The sculptures built in You Made Me a Monster reveal their meaning only gradually, in the very act of production. But in the alien figurations and the superposition of narrative, the dancers' movements and the sounds, they also always evade or conceal this meaning. It is in this conflict that the potential, or the sense of possibility, unfurls in the work of art. The capacity for action that can be attributed to the sculptures in Forsythe's installation, the potential they deploy within the specific arrangement, how they become “choreographic objects,” and what role they therefore play in creating a dialogical, relational structure for the work of art, or in conceiving a space in which the spectators and performers engage in their respective ways; all of these can be analyzed in view of the specific arrangement (Ein-richtung) of space and objects, performers and recipients. In doing so, the focus comes to shift on the specifically choreographic aspects, the extent to which the movement material, and the way in which it is generated, determine the negotiations in this space.

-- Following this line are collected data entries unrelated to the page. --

+extern "C" int xas_bn_bwd_reduce_pooled(const float* x, const float* dy_pooled, const int8_t* idx, const float* mean,
+                                        const float* var_biased, const float* gamma, const float* beta, float eps, int act,
+                                        int N, int H, int W, int C, int groups, float* sums, float* workspace,
+                                        float* dbeta_acc, float* dgamma_acc, void* stream) {
+  int Ho, Wo, npg;
+  if (pooled_geom("bn_bwd_reduce_pooled", act, N, H, W, C, groups, &Ho, &Wo, &npg)) return 1;
+  const long M = (long)N * H * W;
+  ColGeom g;
+  if (col_geom(M, C, groups, &g)) return 1;
+  XAS_REQUIRE(x && dy_pooled && idx && mean && var_biased && gamma && beta && sums && workspace, "bn_bwd_reduce_pooled: null buffer");
+  XAS_REQUIRE((dbeta_acc == nullptr) == (dgamma_acc == nullptr), "bn_bwd_reduce_pooled: gradient accumulators come in pairs");
+  const bool lean = (tune_flags() & XAS_TUNE_COL_REDUCE_LEAN) != 0;
+  ColArgs a{};
+  if (col_args(&a, g, M, C, workspace)) return 1;
+  a.x = x; a.dy = dy_pooled; a.pool_idx = idx; a.H = H; a.W = W; a.Ho = Ho; a.Wo = Wo;
+  a.mean = mean; a.var = var_biased; a.gamma = gamma; a.beta = beta; a.eps = eps; a.act = act;
+  a.out1 = sums; a.out2 = sums + C; a.out_stride = 2 * (long)C;
+  a.acc1 = dbeta_acc; a.acc2 = dgamma_acc;
+  return launch_col_reduce<kColBwdXPooled>(a, lean, stream);
+}
+
+extern "C" int xas_bn_bwd_apply_pooled_amax(const float* x, const float* dy_pooled, const int8_t* idx, const float* mean,
+                                            const float* var_biased, const float* gamma, const float* beta, const float* sums,
+                                            float eps, int act, int N, int H, int W, int C, int groups, double count, float* dx,
+                                            float* amax_out, void* stream) {
+  int Ho, Wo, npg;
+  if (pooled_geom("bn_bwd_apply_pooled", act, N, H, W, C, groups, &Ho, &Wo, &npg)) return 1;
+  XAS_REQUIRE(x && dy_pooled && idx && mean && var_biased && gamma && beta && sums && dx && count > 0,
+              "bn_bwd_apply_pooled: null buffer / bad count");
+  const long rows = (long)N * H;
+  hipLaunchKernelGGL(256 % (C / 4) == 0 ? bn_bwd_apply_pooled_kernel<true> : bn_bwd_apply_pooled_kernel<false>, dim3((unsigned)(rows < 16384 ? rows : 16384)), dim3(256), 0, as_stream(stream), x,
+                     dy_pooled, idx, mean, var_biased, gamma, beta, sums, eps, N, H, W, C, Ho, Wo, npg, (float)(1.0 / count), dx,
+                     amax_out);
+  XAS_LAUNCH_CHECK();
+  return 0;
+}
+
 extern "C" int xas_upsample2x_fwd(const float* x, int N, int H, int W, int C, float* y, void* stream) {
   XAS_REQUIRE(x && y && N > 0 && H > 0 && W > 0 && C % 4 == 0, "upsample2x: bad arguments");
   const long segs = cdiv((long)2 * W * (C / 4), 256), blocks = (long)N * 2 * H * segs;
diff --git a/x-as-supervision_amd/modules/integral_base_modules/resnet.py b/x-as-supervision_amd/modules/integral_base_modules/resnet.py
--- a/x-as-supervision_amd/modules/integral_base_modules/resnet.py
+++ b/x-as-supervision_amd/modules/integral_base_modules/resnet.py
@@ -3,7 +3,7 @@
 from xas_amd import layers as L
 import os
 
-from xas_amd.ops_nn import ACT_NONE, ACT_RELU, bottleneck, from_nchw
+from xas_amd.ops_nn import ACT_NONE, ACT_RELU, bottleneck, from_nchw, norm_relu_pool, norm_relu_pool_fusable
 
 FUSED_BLOCKS = os.environ.get('XAS_FUSED_BLOCKS', '1') == '1'
 
@@ -84,5 +84,12 @@
         return nn.Sequential(*blocks)
 
     def forward(self, x):
-        x = self.maxpool(self.bn1(self.conv1(from_nchw(x))))
+        x = self.conv1(from_nchw(x))
+        bn = self.bn1
+        if norm_relu_pool_fusable(bn.training, bn.act, x.shape[1], x):
+            group = bn.sync_group()
+            bn.count_batch()
+            x = norm_relu_pool(x, bn.weight, bn.bias, bn.running_mean, bn.running_var, bn.momentum, bn.eps, group)
+        else:
+            x = self.maxpool(bn(x))
         return self.layer4(self.layer3(self.layer2(self.layer1(x))))
diff --git a/x-as-supervision_amd/xas_amd/_lib.py b/x-as-supervision_amd/xas_amd/_lib.py
--- a/x-as-supervision_amd/xas_amd/_lib.py
+++ b/x-as-supervision_amd/xas_amd/_lib.py
@@ -91,6 +91,9 @@
     'xas_bn_bwd_apply_amax': ('ppppppppfiliidppppp', 'i'),
     'xas_maxpool3x3s2_fwd': ('piiiippp', 'i'),
     'xas_maxpool3x3s2_bwd': ('ppiiiipp', 'i'),
+    'xas_bn_apply_maxpool_amax': ('pppppfiiiiiipppp', 'i'),
+    'xas_bn_bwd_reduce_pooled': ('pppppppfiiiiiippppp', 'i'),
+    'xas_bn_bwd_apply_pooled_amax': ('ppppppppfiiiiiidppp', 'i'),
     'xas_upsample2x_fwd': ('piiiipp', 'i'),
     'xas_upsample2x_bwd': ('piiiipp', 'i'),
     'xas_sigmoid_fwd': ('plpp', 'i'),
diff --git a/x-as-supervision_amd/xas_amd/ops_nn.py b/x-as-supervision_amd/xas_amd/ops_nn.py
--- a/x-as-supervision_amd/xas_amd/ops_nn.py
+++ b/x-as-supervision_amd/xas_amd/ops_nn.py
@@ -833,11 +833,7 @@
     return gm.float().contiguous(), gv.float().contiguous()
 
 
-def _bn_forward(x, gamma, beta, running_mean, running_var, residual, training, momentum, eps, act, group, stats_fn=None):
-    x_tail = to_cl(x)
-    x = _full(x_tail)
-    if x is not x_tail and not training:
-        raise RuntimeError('prefix pass: training-mode norms only')
+def _bn_statistics(x, running_mean, running_var, training, momentum, group, stats_fn=None):
     n, c, h, w = x.shape
     G = _groups[0]
     if n % G:
@@ -894,6 +890,19 @@
     else:
         mean = running_mean.reshape(1, c).expand(G, c).contiguous() if G > 1 else running_mean
         var = running_var.reshape(1, c).expand(G, c).contiguous() if G > 1 else running_var
+    return mean, var, count
+
+
+def _bn_forward(x, gamma, beta, running_mean, running_var, residual, training, momentum, eps, act, group, stats_fn=None):
+    x_tail = to_cl(x)
+    x = _full(x_tail)
+    if x is not x_tail and not training:
+        raise RuntimeError('prefix pass: training-mode norms only')
+    n, c, h, w = x.shape
+    G = _groups[0]
+    M = n * h * w
+    dev = x.device
+    mean, var, count = _bn_statistics(x, running_mean, running_var, training, momentum, group, stats_fn)
     res = _full(to_cl(residual)) if residual is not None else None
     y = torch.empty_like(x)
     masked = training and residual is not None and act != ACT_NONE and os.environ.get('XAS_BN_MASK', '1') == '1'
@@ -1022,6 +1031,78 @@
 
 def maxpool3x3s2(x):
     return _MaxPool.apply(x)
+
+
+STEM_FUSE = os.environ.get('XAS_STEM_FUSE', '1') == '1'
+
+
+class _NormReluPool(torch.autograd.Function):
+
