struct HeavyPlan {
    const unsigned long long *est;
    uint2 *tile;
    uint32_t *base;
    uint4 *split;
    unsigned int *ctr;
};
struct Cand {
    uint32_t tstart, qstart, len;
    int32_t raw;
    uint32_t unit;
};
constexpr int32_t RAW_SATURATED = 0x7FFFFFFF;

struct ExtQueues {
    ExtCounters *ctr;
    Cand *cand;
    uint64_t *fkey;
    uint32_t *fprev;
    uint2 *medq, *longq;
    uint32_t *medu, *longu;
    uint2 *walkq;
    unsigned long long *nwalk_u;
    unsigned long long *nheavy_u;
    uint32_t *heavy;
    unsigned long long *heavy_est;
    unsigned long long *bigcand;
    unsigned long long *bigacc;
    unsigned long long *unit_hits;
    unsigned long long *tile_hits;
    uint64_t cand_cap, follow_cap, med_cap, long_cap, walk_cap;
    uint32_t ebits, dbits;
};
constexpr uint32_t WALK_SHARP_DONE = 0x80000000u;
__device__ __forceinline__ uint32_t queue_shard() { return blockIdx.x & 7u; }
__device__ __forceinline__ unsigned long long wave_slot(unsigned long long *counter) {
    const uint64_t m = __ballot(true);
    const uint32_t lane = threadIdx.x & 63u, lead = (uint32_t)__builtin_ctzll(m);
    unsigned long long b = 0;
    if (lane == lead) b = atomicAdd(counter, (unsigned long long)__popcll(m));
    b = __shfl(b, (int)lead);
    return b + __popcll(m & ((1ull << lane) - 1ull));
}
__device__ __forceinline__ uint64_t follow_key(const ExtQueues &q, uint32_t unit, int32_t d, uint32_t qlen, uint32_t et) {
    return ((uint64_t)unit << (q.dbits + q.ebits)) | ((uint64_t)(uint32_t)(d + (int32_t)qlen) << q.ebits) | (uint64_t)et;
}
__device__ __forceinline__ uint32_t key_unit(const ExtQueues &q, uint64_t k) { return (uint32_t)(k >> (q.dbits + q.ebits)); }
__device__ __forceinline__ uint32_t key_end(const ExtQueues &q, uint64_t k) { return (uint32_t)(k & ((1ull << q.ebits) - 1ull)); }
__device__ __forceinline__ uint64_t key_unit_diag(const ExtQueues &q, uint64_t k) { return k >> q.ebits; }
__device__ __forceinline__ int32_t key_diag(const ExtQueues &q, uint64_t k, uint32_t qlen) {
    return (int32_t)(uint32_t)((k >> q.ebits) & ((1ull << q.dbits) - 1ull)) - (int32_t)qlen;
}

// ... 87 lines not shown
    int32_t R = w.run, B = w.best, sR = R, sB = B;
    uint32_t BK = 0, sBK = 0, sC = 0;
    bool stopped = w.done, slow = false, brkdone = false;
#pragma unroll
    for (int c = 0; c < NG; c++) {
        const uint32_t e = ent[c];
        const int32_t S = ((int32_t)(e << 22)) >> 22, M = ((int32_t)(e << 12)) >> 22, mn = ((int32_t)(e << 2)) >> 22;
        const bool blk = (nz >> (G * c)) & 1u;
        const bool brk = R + mn + xdrop < B;
        const bool first = (blk || brk) && !stopped;
        sR = first ? R : sR;
        sB = first ? B : sB;
        sBK = first ? BK : sBK;
        sC = first ? (uint32_t)c : sC;
        slow = slow || (first && blk);
        brkdone = brkdone || (first && !blk);
        stopped = stopped || blk || brk;
        const int32_t cand = R + M;
        BK = cand > B ? (e >> 30) + (uint32_t)(G * c + 1) : BK;
        B = max(B, cand);
        R += S;
    }
    if (!stopped) { sR = R; sB = B; sBK = BK; sC = NG; }
    w.run = sR;
    w.best = sB;
    w.bk = sBK ? w.k + sBK : w.bk;
    w.k += (uint32_t)G * sC;
    w.done = w.done || brkdone;
    if (__ballot(slow)) {
        if (slow) walk_window<G>(tab, w, mdl, mdh, mcg, mnn, mH, limit, xdrop, (uint32_t)G * sC);
    }
}

template <int G>
__device__ __forceinline__ uint32_t group_table_entry(uint32_t idx) {
    int32_t p = 0, M = -100000, mn = 100000, posM = 0;
#pragma unroll
    for (int k = 0; k < G; k++) {
        p += sub_score((idx >> k) & 1u, (idx >> (G + k)) & 1u, (idx >> (2 * G + k)) & 1u, 0u);
        if (p > M) { M = p; posM = k; }
        if (p < mn) mn = p;
    }
    return ((uint32_t)p & 0x3FFu) | (((uint32_t)M & 0x3FFu) << 10) | (((uint32_t)mn & 0x3FFu) << 20) | ((uint32_t)posM << 30);
}

__device__ __forceinline__ uint32_t ext32(uint32_t a, uint32_t b, uint32_t c, uint32_t sh) {
    return sh < 32 ? __builtin_amdgcn_alignbit(b, a, sh) : __builtin_amdgcn_alignbit(c, b, sh - 32);
}

struct Frame {
    uint32_t dl[6], dh[6], cg[6], nn[6], st[6], sq[6];
};

struct WinMasks { uint32_t dl, dh, cg, nn, H; };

THE RESISTANCE OF THE CHOREOGRAPHIC OBJECT

Choreography sets the stage for an ecology of movement events. ⋯ Objects are not stable: they forecast the time of an event. ⋯ The choreographic object serves as a model of potential transition from one state to the other in any imaginable space.16

In Forsythe's work, propositions, tasks, and rules play a central role. They create an environment that always has to be configured anew. This is also the case with the cardboard sculptures in You Made Me a Monster. As Erin Manning writes, “The objects are in fact propositions co-constituted by the environments they make possible. They urge participation.”17 According to Manning, they create a temporal in-between space by giving expression to the role objects play in our experience, that is, their resistance. As the spectators of You Made Me a Monster were able to experience, objects have a resonant relationship with the past, one that becomes operative through a mechanism of contrast. They do not only create relations to immediate actions, but also locate these in our memories and resulting anticipations. Manning explains that “the object has to be immanent to the event and active in its unfolding” and proposes describing it using the term “objec-tile.” Like a projectile, the object's force unfolds as it moves toward other objects or people, which it then strikes and alters. Consequently, the choreographic object must be understood as ex tending beyond its actual bodily boundaries, as a relationship to a thing, which first of all introduces the potential for action, and which puts forward a proposition—the possibility for bricolage in Monster being one example. But this object need not necessarily be a thing. Another dancer's shoulder or hip can also become this object of manipulation, characterized by a different resistance. And here we come upon the true potential of choreographic installations.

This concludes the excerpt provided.